• _WORK INSTRUCTIONS_
Reproduce verbatim the lines of the material below, starting at the line with "const double INF" and ending at the line with "const float mm = fmaxf(m, v.x);", both inclusive; skip the rest.

• _DATASET CONTENT_
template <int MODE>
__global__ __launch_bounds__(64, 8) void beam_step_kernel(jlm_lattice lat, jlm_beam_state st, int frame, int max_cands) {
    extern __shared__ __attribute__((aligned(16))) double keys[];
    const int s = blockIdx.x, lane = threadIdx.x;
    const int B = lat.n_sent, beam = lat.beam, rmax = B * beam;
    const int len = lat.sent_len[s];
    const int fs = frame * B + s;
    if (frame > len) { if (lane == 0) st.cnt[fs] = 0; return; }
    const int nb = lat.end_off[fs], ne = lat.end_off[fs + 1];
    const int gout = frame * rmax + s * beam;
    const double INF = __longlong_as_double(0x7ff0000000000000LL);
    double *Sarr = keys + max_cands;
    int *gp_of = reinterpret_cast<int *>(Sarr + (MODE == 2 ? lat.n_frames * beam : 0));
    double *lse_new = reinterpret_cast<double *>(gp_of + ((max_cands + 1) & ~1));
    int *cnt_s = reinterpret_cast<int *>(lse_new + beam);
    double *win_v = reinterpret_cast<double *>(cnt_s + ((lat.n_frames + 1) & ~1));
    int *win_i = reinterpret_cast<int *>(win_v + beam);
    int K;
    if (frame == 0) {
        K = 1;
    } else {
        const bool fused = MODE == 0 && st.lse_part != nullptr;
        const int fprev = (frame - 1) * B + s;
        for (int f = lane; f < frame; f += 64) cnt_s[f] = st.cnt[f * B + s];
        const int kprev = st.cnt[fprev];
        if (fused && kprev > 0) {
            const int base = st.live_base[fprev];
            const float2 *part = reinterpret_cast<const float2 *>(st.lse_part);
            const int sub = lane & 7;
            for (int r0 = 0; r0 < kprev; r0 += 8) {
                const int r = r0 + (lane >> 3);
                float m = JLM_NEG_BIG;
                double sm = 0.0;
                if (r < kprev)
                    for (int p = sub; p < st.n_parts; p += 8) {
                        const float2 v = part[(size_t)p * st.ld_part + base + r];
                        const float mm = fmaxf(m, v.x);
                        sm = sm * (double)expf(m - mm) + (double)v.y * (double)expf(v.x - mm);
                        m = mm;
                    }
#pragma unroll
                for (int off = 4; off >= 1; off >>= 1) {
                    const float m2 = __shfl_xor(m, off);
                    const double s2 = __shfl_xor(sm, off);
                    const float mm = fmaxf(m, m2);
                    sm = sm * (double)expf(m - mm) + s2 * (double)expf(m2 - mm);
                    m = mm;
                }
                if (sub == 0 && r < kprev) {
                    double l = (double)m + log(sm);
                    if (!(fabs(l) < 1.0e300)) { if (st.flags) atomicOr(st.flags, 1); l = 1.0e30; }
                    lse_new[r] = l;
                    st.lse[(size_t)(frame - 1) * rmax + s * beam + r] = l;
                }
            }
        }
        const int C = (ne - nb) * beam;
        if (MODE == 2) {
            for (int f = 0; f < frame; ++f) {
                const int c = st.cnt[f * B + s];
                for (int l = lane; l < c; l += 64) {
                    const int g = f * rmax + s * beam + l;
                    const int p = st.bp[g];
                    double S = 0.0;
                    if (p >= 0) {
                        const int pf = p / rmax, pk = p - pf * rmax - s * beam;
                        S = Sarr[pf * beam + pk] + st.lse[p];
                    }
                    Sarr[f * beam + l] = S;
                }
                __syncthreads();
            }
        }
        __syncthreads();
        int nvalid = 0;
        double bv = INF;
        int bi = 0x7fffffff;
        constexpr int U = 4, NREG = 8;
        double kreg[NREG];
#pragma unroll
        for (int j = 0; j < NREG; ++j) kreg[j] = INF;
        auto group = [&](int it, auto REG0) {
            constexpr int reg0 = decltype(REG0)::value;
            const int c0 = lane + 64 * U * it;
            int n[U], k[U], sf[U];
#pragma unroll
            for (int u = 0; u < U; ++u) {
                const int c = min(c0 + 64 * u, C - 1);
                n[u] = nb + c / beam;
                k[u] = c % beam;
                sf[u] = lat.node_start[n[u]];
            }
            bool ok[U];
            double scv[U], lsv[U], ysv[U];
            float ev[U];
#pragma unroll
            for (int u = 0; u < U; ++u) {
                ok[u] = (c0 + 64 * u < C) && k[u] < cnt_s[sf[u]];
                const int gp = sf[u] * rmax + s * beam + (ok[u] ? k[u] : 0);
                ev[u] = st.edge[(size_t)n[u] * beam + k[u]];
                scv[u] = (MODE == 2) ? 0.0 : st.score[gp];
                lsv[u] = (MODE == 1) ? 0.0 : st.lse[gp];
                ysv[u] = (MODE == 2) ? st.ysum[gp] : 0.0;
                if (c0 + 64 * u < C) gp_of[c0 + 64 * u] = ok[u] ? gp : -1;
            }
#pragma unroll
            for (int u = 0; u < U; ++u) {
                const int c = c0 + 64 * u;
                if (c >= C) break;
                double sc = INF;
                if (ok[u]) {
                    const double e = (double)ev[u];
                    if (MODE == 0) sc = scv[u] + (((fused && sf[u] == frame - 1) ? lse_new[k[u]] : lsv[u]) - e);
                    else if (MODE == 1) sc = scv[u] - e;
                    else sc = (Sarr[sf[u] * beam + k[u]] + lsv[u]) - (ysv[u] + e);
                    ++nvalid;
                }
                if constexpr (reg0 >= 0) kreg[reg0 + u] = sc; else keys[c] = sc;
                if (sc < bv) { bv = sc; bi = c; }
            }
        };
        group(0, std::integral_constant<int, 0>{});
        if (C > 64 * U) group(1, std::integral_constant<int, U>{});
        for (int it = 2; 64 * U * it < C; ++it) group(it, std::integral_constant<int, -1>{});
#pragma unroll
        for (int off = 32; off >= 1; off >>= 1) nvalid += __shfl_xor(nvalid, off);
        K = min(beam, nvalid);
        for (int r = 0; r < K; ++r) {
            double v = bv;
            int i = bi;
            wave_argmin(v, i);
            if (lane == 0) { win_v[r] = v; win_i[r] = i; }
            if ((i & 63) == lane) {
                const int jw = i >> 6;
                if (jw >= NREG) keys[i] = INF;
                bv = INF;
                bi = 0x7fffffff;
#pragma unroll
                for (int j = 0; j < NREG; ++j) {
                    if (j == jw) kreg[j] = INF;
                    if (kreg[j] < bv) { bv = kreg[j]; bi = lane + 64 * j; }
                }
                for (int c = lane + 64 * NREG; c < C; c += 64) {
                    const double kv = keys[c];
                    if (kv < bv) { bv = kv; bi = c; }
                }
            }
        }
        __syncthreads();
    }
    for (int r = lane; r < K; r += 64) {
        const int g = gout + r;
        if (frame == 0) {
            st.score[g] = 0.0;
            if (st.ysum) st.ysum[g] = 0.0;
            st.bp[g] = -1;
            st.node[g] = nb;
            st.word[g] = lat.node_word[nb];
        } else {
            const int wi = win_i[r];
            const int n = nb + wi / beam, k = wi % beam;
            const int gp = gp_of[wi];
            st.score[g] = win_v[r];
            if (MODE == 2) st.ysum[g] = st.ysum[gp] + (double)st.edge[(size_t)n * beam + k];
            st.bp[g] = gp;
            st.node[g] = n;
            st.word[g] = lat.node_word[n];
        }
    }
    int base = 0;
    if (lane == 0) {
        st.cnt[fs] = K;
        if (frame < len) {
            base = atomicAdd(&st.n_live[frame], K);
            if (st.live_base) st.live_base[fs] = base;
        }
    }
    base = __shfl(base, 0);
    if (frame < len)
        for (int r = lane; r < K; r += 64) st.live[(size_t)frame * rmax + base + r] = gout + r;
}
---
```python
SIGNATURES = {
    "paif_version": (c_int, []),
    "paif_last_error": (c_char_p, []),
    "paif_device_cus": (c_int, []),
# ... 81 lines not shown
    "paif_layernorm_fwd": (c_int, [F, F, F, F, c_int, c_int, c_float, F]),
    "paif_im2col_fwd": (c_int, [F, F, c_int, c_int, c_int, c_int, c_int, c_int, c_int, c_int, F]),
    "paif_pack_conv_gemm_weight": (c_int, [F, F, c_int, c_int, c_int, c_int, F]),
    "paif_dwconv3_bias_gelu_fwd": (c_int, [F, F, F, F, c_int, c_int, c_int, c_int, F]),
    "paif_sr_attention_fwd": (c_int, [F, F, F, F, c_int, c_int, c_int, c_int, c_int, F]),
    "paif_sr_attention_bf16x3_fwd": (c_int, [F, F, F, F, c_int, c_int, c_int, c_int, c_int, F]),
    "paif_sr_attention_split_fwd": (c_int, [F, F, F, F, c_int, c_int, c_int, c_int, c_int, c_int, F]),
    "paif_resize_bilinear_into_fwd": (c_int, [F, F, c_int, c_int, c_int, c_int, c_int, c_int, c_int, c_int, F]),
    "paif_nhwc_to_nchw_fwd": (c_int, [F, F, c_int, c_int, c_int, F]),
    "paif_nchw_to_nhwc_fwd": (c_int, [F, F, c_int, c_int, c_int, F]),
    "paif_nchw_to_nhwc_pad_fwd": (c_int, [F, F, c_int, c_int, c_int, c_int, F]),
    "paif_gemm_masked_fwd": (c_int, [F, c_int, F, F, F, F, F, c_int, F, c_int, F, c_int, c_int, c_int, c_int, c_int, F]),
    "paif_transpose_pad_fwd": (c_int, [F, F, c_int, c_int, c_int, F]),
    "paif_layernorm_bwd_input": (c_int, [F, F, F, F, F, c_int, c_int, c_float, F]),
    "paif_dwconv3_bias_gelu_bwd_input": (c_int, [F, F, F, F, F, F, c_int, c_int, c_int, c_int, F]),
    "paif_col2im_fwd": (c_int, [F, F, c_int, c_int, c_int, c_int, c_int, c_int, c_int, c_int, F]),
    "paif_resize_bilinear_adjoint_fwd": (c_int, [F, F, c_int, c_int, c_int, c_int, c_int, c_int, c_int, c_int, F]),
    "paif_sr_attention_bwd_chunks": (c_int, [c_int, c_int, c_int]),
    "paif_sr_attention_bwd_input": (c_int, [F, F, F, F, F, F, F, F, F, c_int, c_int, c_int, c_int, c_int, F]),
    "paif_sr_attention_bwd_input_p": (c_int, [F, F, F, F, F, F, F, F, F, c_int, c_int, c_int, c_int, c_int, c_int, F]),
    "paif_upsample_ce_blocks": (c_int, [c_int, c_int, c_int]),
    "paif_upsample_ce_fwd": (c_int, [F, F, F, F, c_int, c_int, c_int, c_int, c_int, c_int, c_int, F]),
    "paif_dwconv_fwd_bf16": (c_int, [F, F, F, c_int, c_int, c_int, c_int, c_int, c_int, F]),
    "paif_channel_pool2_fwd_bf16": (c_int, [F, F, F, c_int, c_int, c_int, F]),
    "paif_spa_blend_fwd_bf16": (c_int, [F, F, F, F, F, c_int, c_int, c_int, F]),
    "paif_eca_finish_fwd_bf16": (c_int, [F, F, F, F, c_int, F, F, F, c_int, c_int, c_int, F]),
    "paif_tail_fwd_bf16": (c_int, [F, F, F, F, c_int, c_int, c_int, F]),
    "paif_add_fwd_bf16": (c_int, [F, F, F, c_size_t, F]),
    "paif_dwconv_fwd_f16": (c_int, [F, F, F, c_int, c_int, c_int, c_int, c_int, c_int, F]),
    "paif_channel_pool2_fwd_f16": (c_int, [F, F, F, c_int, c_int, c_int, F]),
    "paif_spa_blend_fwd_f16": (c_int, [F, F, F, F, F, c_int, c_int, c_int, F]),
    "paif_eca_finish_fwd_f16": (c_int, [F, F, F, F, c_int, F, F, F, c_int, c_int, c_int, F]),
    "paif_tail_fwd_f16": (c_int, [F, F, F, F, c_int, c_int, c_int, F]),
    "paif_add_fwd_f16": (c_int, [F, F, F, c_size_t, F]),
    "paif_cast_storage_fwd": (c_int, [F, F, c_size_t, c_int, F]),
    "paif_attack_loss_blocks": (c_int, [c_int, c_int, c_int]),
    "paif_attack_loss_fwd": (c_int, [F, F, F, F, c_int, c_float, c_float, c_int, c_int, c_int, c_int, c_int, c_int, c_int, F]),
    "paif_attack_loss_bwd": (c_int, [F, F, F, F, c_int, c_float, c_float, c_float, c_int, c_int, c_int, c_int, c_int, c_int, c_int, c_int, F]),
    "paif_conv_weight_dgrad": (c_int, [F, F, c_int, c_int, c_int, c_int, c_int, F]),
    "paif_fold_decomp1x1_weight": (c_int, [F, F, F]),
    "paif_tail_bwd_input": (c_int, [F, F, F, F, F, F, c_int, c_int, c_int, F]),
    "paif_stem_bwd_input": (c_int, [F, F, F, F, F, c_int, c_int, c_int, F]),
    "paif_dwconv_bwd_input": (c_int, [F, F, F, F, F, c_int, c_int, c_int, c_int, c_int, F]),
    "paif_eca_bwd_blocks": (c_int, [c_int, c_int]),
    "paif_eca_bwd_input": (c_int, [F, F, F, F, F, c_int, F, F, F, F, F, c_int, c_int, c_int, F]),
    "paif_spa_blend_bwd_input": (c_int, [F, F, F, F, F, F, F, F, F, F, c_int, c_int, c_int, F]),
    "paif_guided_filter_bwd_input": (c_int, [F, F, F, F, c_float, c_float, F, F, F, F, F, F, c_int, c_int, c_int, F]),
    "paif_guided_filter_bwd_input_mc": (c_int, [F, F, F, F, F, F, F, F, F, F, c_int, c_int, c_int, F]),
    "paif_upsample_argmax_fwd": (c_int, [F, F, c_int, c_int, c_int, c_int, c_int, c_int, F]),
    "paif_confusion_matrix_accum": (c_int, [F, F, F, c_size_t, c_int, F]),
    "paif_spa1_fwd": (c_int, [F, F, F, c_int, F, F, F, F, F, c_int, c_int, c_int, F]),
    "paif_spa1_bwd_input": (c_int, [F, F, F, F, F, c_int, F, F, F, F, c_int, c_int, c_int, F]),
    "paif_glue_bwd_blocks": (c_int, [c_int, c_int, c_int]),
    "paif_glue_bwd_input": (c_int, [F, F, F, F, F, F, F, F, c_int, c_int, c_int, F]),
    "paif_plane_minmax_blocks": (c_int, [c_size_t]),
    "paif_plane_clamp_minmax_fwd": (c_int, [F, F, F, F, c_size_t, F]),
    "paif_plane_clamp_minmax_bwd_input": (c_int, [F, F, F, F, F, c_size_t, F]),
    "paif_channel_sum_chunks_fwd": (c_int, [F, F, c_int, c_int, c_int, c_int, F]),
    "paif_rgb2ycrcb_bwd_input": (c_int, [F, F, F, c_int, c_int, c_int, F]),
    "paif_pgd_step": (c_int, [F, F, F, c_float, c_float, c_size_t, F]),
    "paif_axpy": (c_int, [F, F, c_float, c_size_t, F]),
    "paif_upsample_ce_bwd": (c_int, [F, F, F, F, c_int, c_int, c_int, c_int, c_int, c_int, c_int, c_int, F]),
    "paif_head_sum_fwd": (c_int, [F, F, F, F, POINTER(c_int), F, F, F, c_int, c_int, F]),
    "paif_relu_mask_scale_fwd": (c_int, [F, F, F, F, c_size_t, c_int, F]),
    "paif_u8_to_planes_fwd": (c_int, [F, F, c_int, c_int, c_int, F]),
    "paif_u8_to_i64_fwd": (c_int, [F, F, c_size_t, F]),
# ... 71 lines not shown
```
...
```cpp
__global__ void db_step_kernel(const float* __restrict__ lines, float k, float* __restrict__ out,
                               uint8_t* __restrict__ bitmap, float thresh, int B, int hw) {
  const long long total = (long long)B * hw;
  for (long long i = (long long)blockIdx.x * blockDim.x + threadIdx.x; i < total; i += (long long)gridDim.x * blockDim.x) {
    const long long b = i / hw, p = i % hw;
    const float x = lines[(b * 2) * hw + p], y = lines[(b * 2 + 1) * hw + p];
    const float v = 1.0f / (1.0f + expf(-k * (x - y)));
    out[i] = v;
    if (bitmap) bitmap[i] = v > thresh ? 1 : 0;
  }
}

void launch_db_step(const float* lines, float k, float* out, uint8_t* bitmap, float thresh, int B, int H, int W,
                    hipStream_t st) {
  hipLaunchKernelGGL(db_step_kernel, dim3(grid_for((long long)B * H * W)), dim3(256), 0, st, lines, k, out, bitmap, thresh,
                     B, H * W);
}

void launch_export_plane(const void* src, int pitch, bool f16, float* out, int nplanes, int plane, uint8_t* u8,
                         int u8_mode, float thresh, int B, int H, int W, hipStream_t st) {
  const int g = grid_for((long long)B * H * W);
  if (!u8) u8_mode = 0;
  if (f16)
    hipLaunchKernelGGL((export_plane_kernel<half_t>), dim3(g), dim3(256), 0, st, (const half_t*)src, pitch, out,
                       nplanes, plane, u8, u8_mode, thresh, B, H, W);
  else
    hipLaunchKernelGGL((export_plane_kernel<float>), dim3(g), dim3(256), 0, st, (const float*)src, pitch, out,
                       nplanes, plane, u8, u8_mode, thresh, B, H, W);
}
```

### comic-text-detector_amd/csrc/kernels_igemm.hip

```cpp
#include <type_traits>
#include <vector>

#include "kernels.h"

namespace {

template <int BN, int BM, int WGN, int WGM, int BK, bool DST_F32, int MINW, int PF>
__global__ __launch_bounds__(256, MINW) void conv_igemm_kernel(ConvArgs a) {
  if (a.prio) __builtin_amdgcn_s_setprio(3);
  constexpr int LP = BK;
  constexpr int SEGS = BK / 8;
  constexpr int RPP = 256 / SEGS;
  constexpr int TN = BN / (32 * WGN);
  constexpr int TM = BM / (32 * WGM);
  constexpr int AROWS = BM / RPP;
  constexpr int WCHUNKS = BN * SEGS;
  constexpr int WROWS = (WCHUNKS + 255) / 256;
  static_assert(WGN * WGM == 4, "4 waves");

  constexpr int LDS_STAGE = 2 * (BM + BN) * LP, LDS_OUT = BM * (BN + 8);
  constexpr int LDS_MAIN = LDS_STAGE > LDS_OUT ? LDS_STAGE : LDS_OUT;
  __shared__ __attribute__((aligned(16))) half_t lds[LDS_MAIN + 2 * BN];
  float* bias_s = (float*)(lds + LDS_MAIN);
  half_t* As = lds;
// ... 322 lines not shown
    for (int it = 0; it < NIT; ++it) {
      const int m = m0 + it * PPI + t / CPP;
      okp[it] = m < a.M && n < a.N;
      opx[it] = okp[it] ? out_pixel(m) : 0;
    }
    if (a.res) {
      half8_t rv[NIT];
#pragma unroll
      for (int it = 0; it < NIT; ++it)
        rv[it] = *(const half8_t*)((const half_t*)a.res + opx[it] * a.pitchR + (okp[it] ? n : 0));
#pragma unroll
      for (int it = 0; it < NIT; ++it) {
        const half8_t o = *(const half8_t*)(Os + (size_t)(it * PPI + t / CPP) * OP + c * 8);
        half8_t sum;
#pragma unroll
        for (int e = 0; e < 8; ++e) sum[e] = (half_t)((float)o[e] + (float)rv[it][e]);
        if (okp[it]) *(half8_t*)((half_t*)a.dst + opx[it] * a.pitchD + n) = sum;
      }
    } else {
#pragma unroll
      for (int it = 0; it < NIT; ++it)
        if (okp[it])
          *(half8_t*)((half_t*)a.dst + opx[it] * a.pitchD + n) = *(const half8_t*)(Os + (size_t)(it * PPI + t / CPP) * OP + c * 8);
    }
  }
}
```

• _TASK OUTPUT_
    const double INF = __longlong_as_double(0x7ff0000000000000LL);
    double *Sarr = keys + max_cands;
    int *gp_of = reinterpret_cast<int *>(Sarr + (MODE == 2 ? lat.n_frames * beam : 0));
    double *lse_new = reinterpret_cast<double *>(gp_of + ((max_cands + 1) & ~1));
    int *cnt_s = reinterpret_cast<int *>(lse_new + beam);
    double *win_v = reinterpret_cast<double *>(cnt_s + ((lat.n_frames + 1) & ~1));
    int *win_i = reinterpret_cast<int *>(win_v + beam);
    int K;
    if (frame == 0) {
        K = 1;
    } else {
        const bool fused = MODE == 0 && st.lse_part != nullptr;
        const int fprev = (frame - 1) * B + s;
        for (int f = lane; f < frame; f += 64) cnt_s[f] = st.cnt[f * B + s];
        const int kprev = st.cnt[fprev];
        if (fused && kprev > 0) {
            const int base = st.live_base[fprev];
            const float2 *part = reinterpret_cast<const float2 *>(st.lse_part);
            const int sub = lane & 7;
            for (int r0 = 0; r0 < kprev; r0 += 8) {
                const int r = r0 + (lane >> 3);
                float m = JLM_NEG_BIG;
                double sm = 0.0;
                if (r < kprev)
                    for (int p = sub; p < st.n_parts; p += 8) {
                        const float2 v = part[(size_t)p * st.ld_part + base + r];
                        const float mm = fmaxf(m, v.x);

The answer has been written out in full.